Temozolomide Plus Radiotherapy Yields Survival Benefit in IDH-Mutant LGG
A recent study has revealed a significant survival advantage for patients with IDH-mutant low-grade gliomas (LGG) when temozolomide is combined with radiotherapy. This combination therapy outperformed radiotherapy alone, particularly in patients without codeletions of 1q and 19q.
The ECOG-ACRIN E3F05 trial, a phase 3 study, analyzed the impact of adding temozolomide to radiotherapy in patients with IDH-mutant, symptomatic or progressive LGG. The results, presented at the 2025 Society for Neuro-Oncology (SNO) Annual Meeting, showed a statistically significant improvement in overall survival (OS) and progression-free survival (PFS) for these patients.
Key Findings:
- Patients with IDH-mutated disease without codeletions experienced a 15% reduction in the risk of death when temozolomide was added to radiotherapy (HR: 0.15; 95% CI: 0.03-0.74).
- Patients with codeletions also benefited, with a 51% reduction in the risk of death (HR: 0.51; 95% CI: 0.19-1.42).
- Numerical PFS benefits were observed in both groups, indicating improved disease control.
The study's lead author, David Schiff, MD, emphasized the importance of these findings, noting that the sample sizes were too small to declare statistical significance for patients with codeletions.
Trial Design and Evolution:
The ECOG-ACRIN E3F05 trial initially enrolled patients with grade II glioma who had not received prior radiotherapy or chemotherapy. Patients were randomly assigned to receive either radiotherapy alone or radiotherapy with concomitant temozolomide, followed by 12 cycles of temozolomide. The trial's design evolved due to changes in glioma classification systems.
Initially, the trial was activated before the advent of IDH testing, but later, updated findings from the RTOG 9802 trial suggested a benefit from adding chemotherapy, making the control arm unethical. As a result, the trial was halted with 172 enrolled patients, and methylation profiling was used to determine IDH mutational status.
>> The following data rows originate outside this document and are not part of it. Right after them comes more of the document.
DeferredX smooth(hmg_grid *g, int level, int steps, hmg_vec *x, hmg_vec *b, hmg_vec *r, hmg_vec *p, hmg_vec *Ap,
                 const SmoothForm &f, const hmg_vec *xcoarse = nullptr, const DeferredX *cx = nullptr)
{
    const LevelDev &lv = lev(g, level);
    const Launch &L = g->ctx->L;
    const int64_t n = vec_len(x);
    first_residual(g, level, x, b, r, f, xcoarse, cx);
    if (g->smoother == 1) {
        smooth_pcg(g, level, steps, x, r, p, Ap, f);
        return {};
    }
    int cur = S_RS, other = S_RS2;
    if (!g->fuse_cg || steps <= 0) {
        launch_copy_dot(L, p->d, r->d, n, cur);
        scalar_sum(g, cur, 1);
        for (int i = 0; i < steps; ++i) {
            apply(g, lv, 1.0, p->d, nullptr, Ap->d, 1);
            interface_sum(g, lv, Ap->d);
            launch_dot(L, p->d, Ap->d, n, S_PAP);
            scalar_sum(g, S_PAP, 1);
            const bool last = i == steps - 1;
            if (last && f.tail == Tail::DeadXp) {
                launch_cg_xp_update(L, x->d, p->d, r->d, n, cur, S_PAP, cur, other, 0);
                return {};
            }
            launch_cg_update(L, x->d, r->d, p->d, Ap->d, n, cur, S_PAP, other);
            scalar_sum(g, other, 1);
            if (last && f.tail == Tail::ScratchP) return {};
            launch_cg_pupdate(L, p->d, r->d, n, other, cur);
            std::swap(cur, other);
        }
        return {};
    }
    auto args = [&](int i) {
        ApplyArgs a{};
        a.alpha = 1.0;
        a.lambda = g->lambda;
        a.x = r->d;
        a.x2 = i == 0 ? nullptr : p->d;
// ... 72 lines not shown
        }
        return DeferredX{cur, S_PAP2, true, other, S_PAP, cur, other};
    case Tail::DeadDefer3:
        a.x2 = g->top_spare.p;
        a.out = a.xout = a.xacc = nullptr;
        a.s_num = S_RS3;
        a.s_den = cur;
        apply_then_sum(g, lv, a, true, S_PAP3, -1);
        {
            DeferredX d{S_RS3, S_PAP3, true, cur, S_PAP2, S_RS3, cur};
            d.three_updates = true;
            d.d_num = other;
            d.d_den = S_PAP;
            return d;
        }
    case Tail::Top2:
        a.xout = a.xacc = nullptr;
        apply_then_sum(g, lv, a, true, S_PAP2, -1, true, false);
        if (f.lazy_r && !g->r_reader) {
            launch_cg_x_tail(L, r->d, n, cur, S_PAP2, x->d, p->d, other, S_PAP, cur, other, nullptr, 0, 0, g->pend_alpha());
            open_pending(g, level, r, Ap, other, false);
            return {};
        }
        launch_cg_rupdate_faces_x(L, lv, g->md, r->d, r->d, Ap->d, n, cur, S_PAP2, other, x->d, p->d, other, S_PAP, cur, other,
                                  nullptr, 0, 0);
        scalar_sum(g, other, 1);
        if (f.lazy_r) open_pending(g, level, r, Ap, other, true);
        return {};
    case Tail::Top3:
        a.x2 = g->top_spare.p;
        a.xout = a.xacc = nullptr;
        a.s_num = S_RS3;
        a.s_den = cur;
        apply_then_sum(g, lv, a, true, S_PAP3, -1, true, false);
        if (f.lazy_r && !g->r_reader) {
            launch_cg_x_tail(L, r->d, n, S_RS3, S_PAP3, x->d, g->top_spare.p, cur, S_PAP2, S_RS3, cur, p->d, other, S_PAP, g->pend_alpha());
            open_pending(g, level, r, Ap, other, false);
            return {};
        }
        launch_cg_rupdate_faces_x(L, lv, g->md, r->d, r->d, Ap->d, n, S_RS3, S_PAP3, other, x->d, g->top_spare.p, cur, S_PAP2,
                                  S_RS3, cur, p->d, other, S_PAP);
        scalar_sum(g, other, 1);
        if (f.lazy_r) open_pending(g, level, r, Ap, other, true);
        return {};
    }
    return {};
}

bool zero_entry_ok(const hmg_grid *g, int k, int steps)
{
    if (!g->ctx->zero_entry) return false;
    if (k == 1) return true;
    if (g->smoother == 1) return false;
    if (steps != 2 || smooth_form(g, k, steps, Role::Pre).tail != Tail::DeadDefer2) return false;
    const LevelDev &lv = g->ld[k - 1];
    if (lv.blk_R > 0) return g->ctx->fold_restrict && apply_restricts(g->ctx->L, lv);
    return true;
}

Efficacy Data and Updates:
Previous reports from SNO 2024 highlighted a 54% reduction in the risk of death with the addition of temozolomide to radiotherapy (HR: 0.54; 95% CI: 0.31-0.95). The latest updates from SNO 2025 revealed even more promising results:
- 5-year PFS rates: 76% with temozolomide vs. 53% with radiotherapy alone.
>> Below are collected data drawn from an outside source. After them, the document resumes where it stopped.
@@ -81,14 +107,17 @@
     if (rs.exhausted) atomicOr(p.status, ST_RNG_EXHAUSTED);
     return g;
   };
-  const uint32_t m_nb = udiv_magic((uint32_t)max(nb, 1)), m_K = udiv_magic((uint32_t)K);
-  for (int i = tid; i < nb * K; i += BLOCK) {
+  for (int pos = tid; pos < n_a + n_b; pos += BLOCK) {
+    const int i = list[pos < n_a ? pos : ncell - n_b + (pos - n_a)];
     const int k = udiv_small(i, m_nb), b = i - k * nb;
-    if (len[b] == 0) continue;
-    const double shape = shape_of(k, b);
+    const bool table = __ballot(pos >= n_a) == 0;
+    const double shape = table ? ctab[b].shape : shape_of(k, b);
     double g;
     if (shape > 0) {
-      if (!rgamma_first_try(p.seed, p.iteration, GGS_PURPOSE_THETA, (uint64_t)(p.doc_base + d0 + b) * (uint64_t)K + (uint64_t)k, shape, g)) {
+      const uint64_t elem = (uint64_t)(p.doc_base + d0 + b) * (uint64_t)K + (uint64_t)k;
+      const bool drawn = table ? rgamma_first_try(p.seed, p.iteration, GGS_PURPOSE_THETA, elem, ctab[b], g)
+                               : rgamma_first_try(p.seed, p.iteration, GGS_PURPOSE_THETA, elem, shape, g);
+      if (!drawn) {
         const int slot = atomicAdd(qn, 1);
         if (slot < p.queue_cap) { queue[slot] = (uint16_t)i; continue; }
         g = draw_general(k, b, shape);
@@ -369,19 +398,21 @@
   constexpr bool PRIORS = MODE == kDrawPriors, MASKED = MODE != kDrawPlain;
   if (p.prio) __builtin_amdgcn_s_setprio(1);
   __shared__ uint16_t queue[kPhiQueue];
+  __shared__ uint16_t list[64 * kPhiCols];
+  __shared__ GammaConsts ctab[kPhiCols];
   __shared__ int32_t qn;
   __shared__ double acc_lo[kPhiCols], acc_hi[kPhiCols];
   __shared__ int32_t e_los[kPhiCols], aheads[kPhiCols], flag_s[kPhiCols];
   const int lane = threadIdx.x;
   const int64_t tiles = (int64_t)(p.seg_end - p.seg_begin) * p.ncg;
-  auto shape_of = [&](int v, int k) {
-    const int32_t cnt = p.n_wk[(size_t)v * p.cnt_pitch + k];
+  auto shape_of_count = [&](int32_t cnt, int k) {
     if (p.initial) return (cnt == 0) ? p.prior_pm : p.prior_pm + (double)cnt;
     const double pk = p.beta + (double)cnt;
     if constexpr (MODE == kDrawVS) return pk;
     const double m = p.mag[k];
     return (pk / m) * m;
   };
+  auto shape_of = [&](int v, int k) { return shape_of_count(p.n_wk[(size_t)v * p.cnt_pitch + k], k); };
   auto draw_general = [&](int v, int k, double shape) {
     DrawStream rs(p.seed, p.iteration, p.purpose, (uint64_t)(p.k0 + k) * (uint64_t)p.V + (uint64_t)v);
     const double g = rgamma(rs, shape);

- 10-year PFS rates: 59% with temozolomide.
- 5-year OS rates: 94% with temozolomide plus radiotherapy vs. 71% with radiotherapy alone.
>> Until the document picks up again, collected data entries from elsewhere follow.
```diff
@@ -854,13 +850,13 @@
     double qqa = azq.y * zq.y;
     if (kCut) qqa = d2a < P.gb_cut2 ? qqa : 0.0;
     const GbPairTerms<double> ta = gb_pair_terms(d2a, abc.x * bj.x, abc.y * bj.y, qqa);
-    const double mwa = ta.mw, yta = ta.ybb * ta.ets3;
+    const double mwa = ta.mw, yta = ta.yt;
     const double dxc = xy.x - cxy.x, dyc = xy.y - cxy.y, dzc = zq.x - czq.x;
     const double d2c = fma(dzc, dzc, fma(dyc, dyc, dxc * dxc));
     double qqc = czq.y * zq.y;
     if (kCut) qqc = d2c < P.gb_cut2 ? qqc : 0.0;
     const GbPairTerms<double> tc = gb_pair_terms(d2c, cbc.x * bj.x, cbc.y * bj.y, qqc);
-    const double mwc = tc.mw, ytc = tc.ybb * tc.ets3;
+    const double mwc = tc.mw, ytc = tc.yt;
     e += ta.s1 + tc.s1;
     fxa = fma(dxa, mwa, fxa);
     fya = fma(dya, mwa, fya);
@@ -907,9 +903,9 @@
   const double qs = wave == 3 ? kQSum : kQGrad;
   if (kFar && far && wave == 3) {
   } else if (P.rows_on && wave == 3) {
-    if (ia < n) hbm_add(&P.bw[ia], beta_a * fold(3));
-    if (ic < n) hbm_add(&P.bw[ic], beta_c * fold(7));
-    if (j < n) hbm_add(&P.bw[j], beta_j * fold(11));
+    if (ia < n) hbm_add(&P.bw[ia], s_beta[1][lane] * fold(3));
+    if (ic < n) hbm_add(&P.bw[ic], s_beta[2][lane] * fold(7));
+    if (j < n) hbm_add(&P.bw[j], s_beta[0][lane] * fold(11));
   } else {
     if (ia < n) hbm_add(wave == 3 ? &P.ys[ysa] : &row[ia], quantize(fold(wave), qs, det));
     if (ic < n) hbm_add(wave == 3 ? &P.ys[ysc] : &row[ic], quantize(fold(4 + wave), qs, det));
@@ -1040,6 +1036,9 @@
   static_assert(sizeof(StripSums) >= sizeof(double2) * (3 * 128 + 6 * 64), "strip records fit the area of the sums");
   __shared__ double s_e[4];
   __shared__ int s_bmax[4];
+  __shared__ double s_beta[3][64];
+  static_assert(4 * (sizeof(StripSums) + sizeof(s_beta) + sizeof(s_e) + sizeof(s_bmax) + (kMasks ? kNeighborTileLds : 0)) <= 160 * 1024,
+                "four workgroups of the launch share a CU's 160 KB of LDS (26.1 KB each, 29.7 KB with the mask tiles)");
   if (AGBNP_WG == 0) {
     PAIR_STAMP(1, 0);
     rebase_for_parity(P, 0);
@@ -1061,7 +1060,7 @@
   PAIR_STAMP(1, 0);
   if (item & kTileStripFlag) {
     if (kSingle) return gb_strip_f32<kCut>(n, I, J, aposq, born_part, inv_rvdw, gb_rows, egb_part + (AGBNP_WG - 1), P, s_area, s_e);
-    return gb_strip<kCut, kFar, kEnergy>(n, I, J, aposq, born_part, inv_rvdw, gb_rows, egb_part + (AGBNP_WG - 1), P, s_area, s_e, s_bmax);
+    return gb_strip<kCut, kFar, kEnergy>(n, I, J, aposq, born_part, inv_rvdw, gb_rows, egb_part + (AGBNP_WG - 1), P, s_area, s_e, s_bmax, s_beta);
   }
   const bool diag = I == J;
   if (kCut && !diag) {
@@ -1072,13 +1071,7 @@
   }
   PAIR_STAMP_WHERE(1, item);
   const int ysi = P.a2s[min(64 * I + lane, n - 1)], ysj = P.a2s[min(64 * J + lane, n - 1)];
-  double beta_i = 0.0, beta_j = 0.0;
-  if (!kEnergy && P.rows_on && wave == 3) {
-    const int ki = min(64 * I + lane, n - 1), kj = min(64 * J + lane, n - 1);
-    const double ri = inv_rvdw[ki], rj = inv_rvdw[kj], pi = born_part[ki], pj = born_part[kj];
-    beta_i = bw_beta(born_radius(ri, pi));
-    beta_j = bw_beta(born_radius(rj, pj));
-  }
+  const bool bw_shares = !kEnergy && P.rows_on;
   if (wave < 2) {
     const int a = 64 * (wave == 0 ? J : I) + lane;
     const bool va = a < n;
@@ -1086,6 +1079,7 @@
     const double4 pa = aposq[ac];
     const BornRadius bra = born_radius(inv_rvdw[ac], born_part[ac]);
     const double qa = va ? pa.w : 0.0;
+    if (bw_shares) s_beta[wave][lane] = bw_beta(bra);
     if (wave == 0) {
       s_xy[lane] = s_xy[lane + 64] = make_double2(pa.x, pa.y);
       s_zq[lane] = s_zq[lane + 64] = make_double2(pa.z, qa);
@@ -1093,7 +1087,7 @@
     } else {
       s_ixy[lane] = make_double2(pa.x, pa.y);
       s_izq[lane] = make_double2(pa.z, qa);
-      s_ibc[lane] = make_double2(bra.br, (-0.25 * 1.4426950408889634074) * bra.inv_br);
+      s_ibc[lane] = make_double2(-4.0 * bra.br, (-0.25 * 1.4426950408889634074) * bra.inv_br);
       if (diag && va) {
         const double brw_a = publish_atom(a, bra, pa.w, alpha, born, born_fp, e_atom, brw, P.bw, !kEnergy && P.rows_on);
         P.srec[ysi] = make_double4(bra.br, bra.fp, brw_a, pa.w);
@@ -1130,7 +1124,7 @@
     fxj = fma(-dx, mw, fxj);
     fyj = fma(-dy, mw, fyj);
     fzj = fma(-dz, mw, fzj);
-    const double yt = t.ybb * t.ets3;
+    const double yt = t.yt;
     yi += yt;
     yj_acc += yt;
     fxj = rot1(fxj);
@@ -1159,8 +1153,8 @@
   const bool det = P.det != 0;
   const double qs = wave == 3 ? kQSum : kQGrad;
   if (P.rows_on && wave == 3) {
-    if (i < n) hbm_add(&P.bw[i], beta_i * tile_sums_fold(s_sums, 3, lane));
-    if (j < n) hbm_add(&P.bw[j], beta_j * tile_sums_fold(s_sums, 7, lane));
+    if (i < n) hbm_add(&P.bw[i], s_beta[1][lane] * tile_sums_fold(s_sums, 3, lane));
+    if (j < n) hbm_add(&P.bw[j], s_beta[0][lane] * tile_sums_fold(s_sums, 7, lane));
   } else {
     if (i < n) hbm_add(wave == 3 ? &P.ys[ysi] : &row[i], quantize(tile_sums_fold(s_sums, wave, lane), qs, det));
     if (j < n) hbm_add(wave == 3 ? &P.ys[ysj] : &row[j], quantize(tile_sums_fold(s_sums, 4 + wave, lane), qs, det));
diff --git a/openmm_agbnp_plugin_amd/csrc/row_kernels.h b/openmm_agbnp_plugin_amd/csrc/row_kernels.h
--- a/openmm_agbnp_plugin_amd/csrc/row_kernels.h
+++ b/openmm_agbnp_plugin_amd/csrc/row_kernels.h
@@ -60,20 +60,29 @@
   return brw_a;
 }
 template <class real>
-struct GbPairTerms {
-  real s1, mw, ybb, ets3;
+struct GbPairTerms;
+template <>
+struct GbPairTerms<double> {
+  double s1, mw, yt;
 };
-__device__ __forceinline__ double gb_exp2(double y) { return exp2_nonpositive(y); }
-__device__ __forceinline__ float gb_exp2(float y) { return __builtin_amdgcn_exp2f(y); }
-__device__ __forceinline__ double gb_rsqrt(double u) { return rsqrt_pos(u); }
-__device__ __forceinline__ float gb_rsqrt(float u) { return __builtin_amdgcn_rsqf(u); }
-template <class real>
-__device__ __forceinline__ GbPairTerms<real> gb_pair_terms(real d2, real bb, real c, real qq) {
-  const real et = gb_exp2(d2 * c), fgb = gb_rsqrt(fma(bb, et, d2));
-  GbPairTerms<real> t;
+__device__ __forceinline__ GbPairTerms<double> gb_pair_terms(double d2, double bb4, double c, double qq) {
+  const double et4 = exp2_nonpositive_negquarter(d2 * c), fgb = rsqrt_pos(fma(bb4, et4, d2));
+  GbPairTerms<double> t;
   t.s1 = qq * fgb;
-  const real s3 = t.s1 * (fgb * fgb);
-  t.mw = fma((real)-0.25, et, (real)1) * s3, t.ybb = fma((real)0.25, d2, bb), t.ets3 = et * s3;
+  const double s3 = t.s1 * (fgb * fgb);
+  t.mw = fma(et4, s3, s3), t.yt = fma(-d2, t.mw, t.s1);
+  return t;
+}
+template <>
+struct GbPairTerms<float> {
+  float s1, mw, ybb, ets3;
+};
+__device__ __forceinline__ GbPairTerms<float> gb_pair_terms(float d2, float bb, float c, float qq) {
+  const float et = __builtin_amdgcn_exp2f(d2 * c), fgb = __builtin_amdgcn_rsqf(fmaf(bb, et, d2));
+  GbPairTerms<float> t;
+  t.s1 = qq * fgb;
+  const float s3 = t.s1 * (fgb * fgb);
+  t.mw = fmaf(-0.25f, et, 1.0f) * s3, t.ybb = fmaf(0.25f, d2, bb), t.ets3 = et * s3;
   return t;
 }
 
@@ -440,7 +449,7 @@
     for (int r = 0; r < R; r++) {
       bra[r] = born_radius(row_rv[r], row_bp[r]);
       qa[r] = uniform(r < A.rows ? row_q[r] : 0.0);
-      ba[r] = uniform(bra[r].br);
+      ba[r] = __hiloint2double((uniform(__double2hiint(bra[r].br)) ^ (int)0x80000000) + (2 << 20), uniform(__double2loint(bra[r].br)));
       ca_[r] = uniform((-0.25 * 1.4426950408889634074) * bra[r].inv_br);
       beta_r[r] = bw_beta(bra[r]);
     }
@@ -463,7 +472,7 @@
 #pragma unroll
       for (int r = 0; r < R; r++) {
         ox[r] = (float)(A.x[r] - A.x[0]), oy[r] = (float)(A.y[r] - A.y[0]), oz[r] = (float)(A.z[r] - A.z[0]);
-        qf[r] = (float)qa[r], bf[r] = (float)ba[r], cf[r] = (float)ca_[r];
+        qf[r] = (float)qa[r], bf[r] = (float)(-0.25 * ba[r]), cf[r] = (float)ca_[r];
       }
 #pragma unroll
       for (int q = 0; q < 4 * R; q++) accf[q] = 0.0f;
@@ -513,14 +522,13 @@
         const double dx = rb.x - A.x[r], dy = rb.y - A.y[r], dz = rb.z - A.z[r];
         const double d2 = fma(dz, dz, fma(dy, dy, dx * dx));
         if (d2 < cut2 && b != A.self[r]) {
-          const double bb = ba[r] * bb_.br;
-          const double et = exp2_nonpositive(d2 * (ca_[r] * bb_.inv_br));
-          const double fgb = rsqrt_pos(fma(bb, et, d2));
+          const double et4 = exp2_nonpositive_negquarter(d2 * (ca_[r] * bb_.inv_br));
+          const double fgb = rsqrt_pos(fma(ba[r] * bb_.br, et4, d2));
           const double s1 = (qa[r] * rb.w) * fgb;
           esum += s1;
           const double s3 = s1 * (fgb * fgb);
-          const double mw = fma(-0.25, et, 1.0) * s3;
-          acc[4 * r] = fma(fma(0.25, d2, bb), et * s3, acc[4 * r]);
+          const double mw = fma(et4, s3, s3);
+          acc[4 * r] += fma(-d2, mw, s1);
           acc[4 * r + 1] = fma(dx, mw, acc[4 * r + 1]);
           acc[4 * r + 2] = fma(dy, mw, acc[4 * r + 2]);
           acc[4 * r + 3] = fma(dz, mw, acc[4 * r + 3]);
```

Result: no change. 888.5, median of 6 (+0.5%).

- 10-year OS rates: 80% with temozolomide plus radiotherapy vs. 39% with radiotherapy alone.
Schiff emphasized the significant benefit of adding temozolomide in IDH-mutant astrocytomas, particularly for long-term survival.
In summary, the study demonstrates a clear survival advantage for patients with IDH-mutant LGG when temozolomide is combined with radiotherapy, especially in those without codeletions. These findings highlight the importance of personalized treatment approaches in neuro-oncology.